> PROBLEM TO WORK ON: With the records below as your source, retype each line exactly from the top down to the line that contains "(m <= cx.n_int)", and include that line.

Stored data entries
+    const double wi = wa[k] * omf + wb[k] * f, ai = aa[k] * omf + ab[k] * f;
+    m->w[k] = mk(interp ? wi : wa[k], (wb[k] - wa[k]) * df);
+    m->a[k] = mk(interp ? ai : aa[k], (ab[k] - aa[k]) * df);
+  }
+  m->time = mk(interp ? tq : ta, (!interp && tdir) ? 1.0 : 0.0);
+}
+constexpr int kImuRunLen = 4;
+struct ImuBlockCtx { ImuRange rg; double t_start, t_end; int n_int; };
+template <class Park>
+VC_HD void imu_run_delta_t(const ImuView& buf, double toff, int base, const double* b, const double* sf, Park& park, IntervalDeltaT* X) {
+#if defined(__HIP_DEVICE_COMPILE__)
+#pragma unroll 1
+#endif
+  for (int j = 0; j < kImuRunLen; ++j) {
+    const int gs = park.direction();
+    const bool tdir = gs == 6;
+    const int m = base + kImuRunLen * park.lane() + 1 + j;
+    Meas<D1> z0, z1;
+    for (int k = 0; k < 3; ++k) { z0.w[k] = z0.a[k] = z1.w[k] = z1.a[k] = mk(0.0); }
+    z0.time = z1.time = mk(0.0);
+    {
+      ImuBlockCtx cx;
+      park.block(&cx);
+      if (m <= cx.n_int) {
+        if (j == 0) imu_range_element_t(buf, cx.rg, toff, tdir, cx.t_start, cx.t_end, m - 1, &z0);
+        else {
+          double e[7];
+          park.elem_load(e);
+          for (int k = 0; k < 3; ++k) { z0.w[k] = mk(e[k]); z0.a[k] = mk(e[3 + k]); }
+          z0.time = mk(e[6], tdir ? 1.0 : 0.0);
+        }
+        imu_range_element_t(buf, cx.rg, toff, tdir, cx.t_start, cx.t_end, m, &z1);
+        if (j + 1 < kImuRunLen) {
+          const double e[7] = {z1.w[0].a, z1.w[1].a, z1.w[2].a, z1.a[0].a, z1.a[1].a, z1.a[2].a, z1.time.a};
+          park.elem_store(e);
+        }
+      }
+    }
+    IntervalDeltaT Y;
+    imu_elements_delta_t(z0, z1, b, sf, gs, &Y);
+    if (j == 0) park.store(Y);
+    else {
+      IntervalDeltaT A;
+      park.load(&A);
+      imu_delta_t_then(&A, Y);
+      park.store(A);
+    }
+    park.step_done(j);
+  }
+  park.load(X);
+}
+struct HostPark {
+  ImuBlockCtx cx; IntervalDeltaT s; double e[7]; int l, g;
+  int lane() const { return l; }
+  int direction() const { return g; }
+  void block(ImuBlockCtx* c) const { *c = cx; }
+  void elem_store(const double* x) { for (int k = 0; k < 7; ++k) e[k] = x[k]; }
+  void elem_load(double* x) const { for (int k = 0; k < 7; ++k) x[k] = e[k]; }
+  void store(const IntervalDeltaT& x) { s = x; }
+  void load(IntervalDeltaT* x) const { *x = s; }
+  void step_done(int) const {}
+};
 VC_HD int imu_group_dual_col(int g) { return g < 3 ? 1 + g : (g < 6 ? 4 + g : 13); }
 VC_HD int imu_group_accel_col(int g) { return g < 3 ? 4 + g : 7 + g; }
 VC_HD void imu_block_record_store(const IntervalDeltaT& X, int g, double* rec) {
@@ -529,26 +615,27 @@
   }
 }
 inline int imu_block_delta_record(const ImuView& buf, double t_start, double t_end, double toff, const double* b, const double* sf,
-                                  double* rec ) {
+                                  double* rec , int* n_intervals = nullptr) {
   const ImuRange rg = imu_range(buf, t_start, t_end, toff);
+  if (n_intervals) *n_intervals = 0;
   if (!rg.valid) { rec[10] = -1.0; return 0; }
   const int n_int = (rg.k1 - rg.k0 + 1) + 1;
+  if (n_intervals) *n_intervals = n_int;
+  constexpr int kLanes = 16 / kImuRunLen;
   for (int g = 0; g < 7; ++g) {
-    const D1 offD = mk(toff, g == 6 ? 1.0 : 0.0);
     IntervalDeltaT carry;
     for (int base = 0; base < n_int; base += 16) {
-      IntervalDeltaT X[8], Y[8];
-      for (int l = 0; l < 8; ++l) {
-        IntervalDeltaT second;
-        imu_interval_delta_t(buf, rg, offD, t_start, t_end, base + 2 * l + 1, n_int, b, sf, g, &X[l]);
-        imu_interval_delta_t(buf, rg, offD, t_start, t_end, base + 2 * l + 2, n_int, b, sf, g, &second);
-        imu_delta_t_then(&X[l], second);
+      IntervalDeltaT X[kLanes], Y[kLanes];
+      for (int l = 0; l < kLanes; ++l) {
+        HostPark park;
+        park.cx.rg = rg; park.cx.t_start = t_start; park.cx.t_end = t_end; park.cx.n_int = n_int; park.l = l; park.g = g;
+        imu_run_delta_t(buf, toff, base, b, sf, park, &X[l]);
       }
-      for (int n = 1; n < 8; n <<= 1) {
-        for (int l = 0; l < 8; ++l) { Y[l] = X[l]; if (l >= n) { Y[l] = X[l - n]; imu_delta_t_then(&Y[l], X[l]); } }
-        for (int l = 0; l < 8; ++l) X[l] = Y[l];
+      for (int n = 1; n < kLanes; n <<= 1) {
+        for (int l = 0; l < kLanes; ++l) { Y[l] = X[l]; if (l >= n) { Y[l] = X[l - n]; imu_delta_t_then(&Y[l], X[l]); } }
+        for (int l = 0; l < kLanes; ++l) X[l] = Y[l];
       }
-      if (base == 0) carry = X[7]; else imu_delta_t_then(&carry, X[7]);
+      if (base == 0) carry = X[kLanes - 1]; else imu_delta_t_then(&carry, X[kLanes - 1]);
     }
     imu_block_record_store(carry, g, rec);
   }
diff --git a/vicalib_amd/csrc/vc_imu_kernels.hip b/vicalib_amd/csrc/vc_imu_kernels.hip
--- a/vicalib_amd/csrc/vc_imu_kernels.hip
+++ b/vicalib_amd/csrc/vc_imu_kernels.hip
@@ -289,27 +289,79 @@
   if (l >= N) *X = A;
 }
 #ifdef VC_IB_STAMPS
-#define IBSTAMP(i) do { if (blockIdx.x == gridDim.x / 2 && threadIdx.x == 0) v.dbg[i] = (long long)__builtin_amdgcn_s_memrealtime(); } while (0)
+#define IBSTAMP_AT(dbg, i) do { if (blockIdx.x == gridDim.x / 2 && threadIdx.x == 0) (dbg)[i] = (long long)__builtin_amdgcn_s_memrealtime(); } while (0)
 #else
-#define IBSTAMP(i) do { } while (0)
-#endif
+#define IBSTAMP_AT(dbg, i) do { } while (0)
+#endif
+#define IBSTAMP(i) IBSTAMP_AT(v.dbg, i)
+constexpr int kBlkInts = 8;
+struct BlockRunPark {
+  double* s_park; double* s_parkv; double* s_elem; const int* s_blki; const double* s_blkt; long long* dbg;
+  __device__ __forceinline__ int tid() const { int t = threadIdx.x; asm volatile("" : "+v"(t)); return t; }
+  __device__ __forceinline__ int lane() const { return tid() & 3; }
+  __device__ __forceinline__ int direction() const { const int g = (tid() >> 2) & 7; return g < 7 ? g : 6; }
+  __device__ __forceinline__ void block(ImuBlockCtx* c) const {
+    const int hb = tid() >> 5;
+    const int* i = s_blki + hb * kBlkInts; const double* t = s_blkt + hb * 2;
+    c->rg.valid = 1; c->rg.i0 = i[0]; c->rg.first_end = i[1]; c->rg.k0 = i[2]; c->rg.k1 = i[3]; c->rg.i1 = i[4]; c->rg.last_end = i[5];
+    c->n_int = i[6]; c->t_start = t[0]; c->t_end = t[1];
+  }
+  __device__ __forceinline__ void elem_store(const double* e) const {
+    const int t = tid();
+    if ((t & 28) == 0) {
+      double* pe = s_elem + ((t >> 5) * 4 + (t & 3)) * 7;
+#pragma unroll
+      for (int k = 0; k < 7; ++k) pe[k] = e[k];
+    }
+  }
+  __device__ __forceinline__ void elem_load(double* e) const {
+    const int t = tid();
+    const double* pe = s_elem + ((t >> 5) * 4 + (t & 3)) * 7;
+    wave_lds_sync_local();
+#pragma unroll
+    for (int k = 0; k < 7; ++k) e[k] = pe[k];
+    wave_lds_sync_local();
+  }
+  __device__ __forceinline__ void store(const IntervalDeltaT& Y) const {
+    const int t = tid();
+    double* pk = s_park + t;
+    double f[kDtDoubles];
+    delta_t_pack(Y, f);
+#pragma unroll
+    for (int k = 11; k < kDtDoubles; ++k) pk[(k - 11) * 256] = f[k];
+    if ((t & 28) == 0) {
+      double* pv = s_parkv + ((t >> 5) * 4 + (t & 3)) * 11;
+#pragma unroll
+      for (int k = 0; k < 11; ++k) pv[k] = f[k];
+    }
+  }
+  __device__ __forceinline__ void load(IntervalDeltaT* X) const {
+    const int t = tid();
+    const double* pk = s_park + t;
+    const double* pv = s_parkv + ((t >> 5) * 4 + (t & 3)) * 11;
+    wave_lds_sync_local();
+    double f[kDtDoubles];
+#pragma unroll
+    for (int k = 0; k < 11; ++k) f[k] = pv[k];
+#pragma unroll
+    for (int k = 11; k < kDtDoubles; ++k) f[k] = pk[(k - 11) * 256];
+    delta_t_unpack(f, X);
+    wave_lds_sync_local();
+  }
+  __device__ __forceinline__ void step_done(int j) const { IBSTAMP_AT(dbg, 3 + j); }
+};
 #ifndef VC_IMU_BLOCK_WAVES
 #define VC_IMU_BLOCK_WAVES 2
 #endif
-#ifdef VC_IMU_BLOCK_EU
-__global__ __launch_bounds__(256) __attribute__((amdgpu_waves_per_eu(VC_IMU_BLOCK_EU, VC_IMU_BLOCK_EU))) void k_imu_block(DevView v, int trial) {
-#else
 __global__ __launch_bounds__(256, VC_IMU_BLOCK_WAVES) void k_imu_block(DevView v, int trial) {
-#endif
-  __shared__ double s_carry[32 * kDtDoubles];
+  __shared__ double s_carry[64 * kDtDoubles];
   __shared__ double s_park[256 * (kDtDoubles - 11)];
-  __shared__ double s_parkv[4 * 8 * 11];
+  __shared__ double s_parkv[8 * 4 * 11];
   IBSTAMP(0);
   if (trial && v.sync_seq > 0 && workgroup_pass_void(v)) return;
-  const int lane = threadIdx.x & 63, wave = __builtin_amdgcn_readfirstlane(threadIdx.x >> 6);
-  const int g = lane >> 3, l = lane & 7;
+  const int lane = threadIdx.x & 63;
   const int n_blocks = v.n_frames - 1;
-  const int s_raw = blockIdx.x * 4 + wave;
+  const int s_raw = blockIdx.x * 8 + (threadIdx.x >> 5);
   const int s = s_raw < n_blocks ? s_raw : n_blocks - 1;
   const double toff0 = v.imus[0][14], toff1 = v.imus[1][14];
   const double t_start = v.frame_time[s], t_end = v.frame_time[s + 1];
@@ -317,68 +369,50 @@
   const int c_done = ct->done, c_need = ct->need_lin, c_cur = ct->cur;
   if (c_done || (!trial && !c_need)) return;
   IBSTAMP(1);
-  const int cur = trial ? 1 - c_cur : c_cur;
+  const int cur = __builtin_amdgcn_readfirstlane(trial ? 1 - c_cur : c_cur);
   const double* im = v.imus[cur];
-  const double toff = cur ? toff1 : toff0;
+  const double toff_v = cur ? toff1 : toff0;
+  const double toff = __hiloint2double(__builtin_amdgcn_readfirstlane(__double2hiint(toff_v)), __builtin_amdgcn_readfirstlane(__double2loint(toff_v)));
   const ImuView buf = imu_view(v);
-  ImuRange rg = imu_range_lanes(buf, t_start, t_end, toff, lane);
-  rg.valid = __builtin_amdgcn_readfirstlane(rg.valid); rg.i0 = __builtin_amdgcn_readfirstlane(rg.i0); rg.i1 = __builtin_amdgcn_readfirstlane(rg.i1);
-  rg.k0 = __builtin_amdgcn_readfirstlane(rg.k0); rg.k1 = __builtin_amdgcn_readfirstlane(rg.k1);
-  rg.first_end = __builtin_amdgcn_readfirstlane(rg.first_end); rg.last_end = __builtin_amdgcn_readfirstlane(rg.last_end);
-  double* rec = v.imu_delta_blk + (size_t)s * kBlockDeltaStride;
+  __shared__ int s_blki[8 * kBlkInts];
+  __shared__ double s_blkt[8 * 2];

> EXPECTED ANSWER:
+    const double wi = wa[k] * omf + wb[k] * f, ai = aa[k] * omf + ab[k] * f;
+    m->w[k] = mk(interp ? wi : wa[k], (wb[k] - wa[k]) * df);
+    m->a[k] = mk(interp ? ai : aa[k], (ab[k] - aa[k]) * df);
+  }
+  m->time = mk(interp ? tq : ta, (!interp && tdir) ? 1.0 : 0.0);
+}
+constexpr int kImuRunLen = 4;
+struct ImuBlockCtx { ImuRange rg; double t_start, t_end; int n_int; };
+template <class Park>
+VC_HD void imu_run_delta_t(const ImuView& buf, double toff, int base, const double* b, const double* sf, Park& park, IntervalDeltaT* X) {
+#if defined(__HIP_DEVICE_COMPILE__)
+#pragma unroll 1
+#endif
+  for (int j = 0; j < kImuRunLen; ++j) {
+    const int gs = park.direction();
+    const bool tdir = gs == 6;
+    const int m = base + kImuRunLen * park.lane() + 1 + j;
+    Meas<D1> z0, z1;
+    for (int k = 0; k < 3; ++k) { z0.w[k] = z0.a[k] = z1.w[k] = z1.a[k] = mk(0.0); }
+    z0.time = z1.time = mk(0.0);
+    {
+      ImuBlockCtx cx;
+      park.block(&cx);
+      if (m <= cx.n_int) {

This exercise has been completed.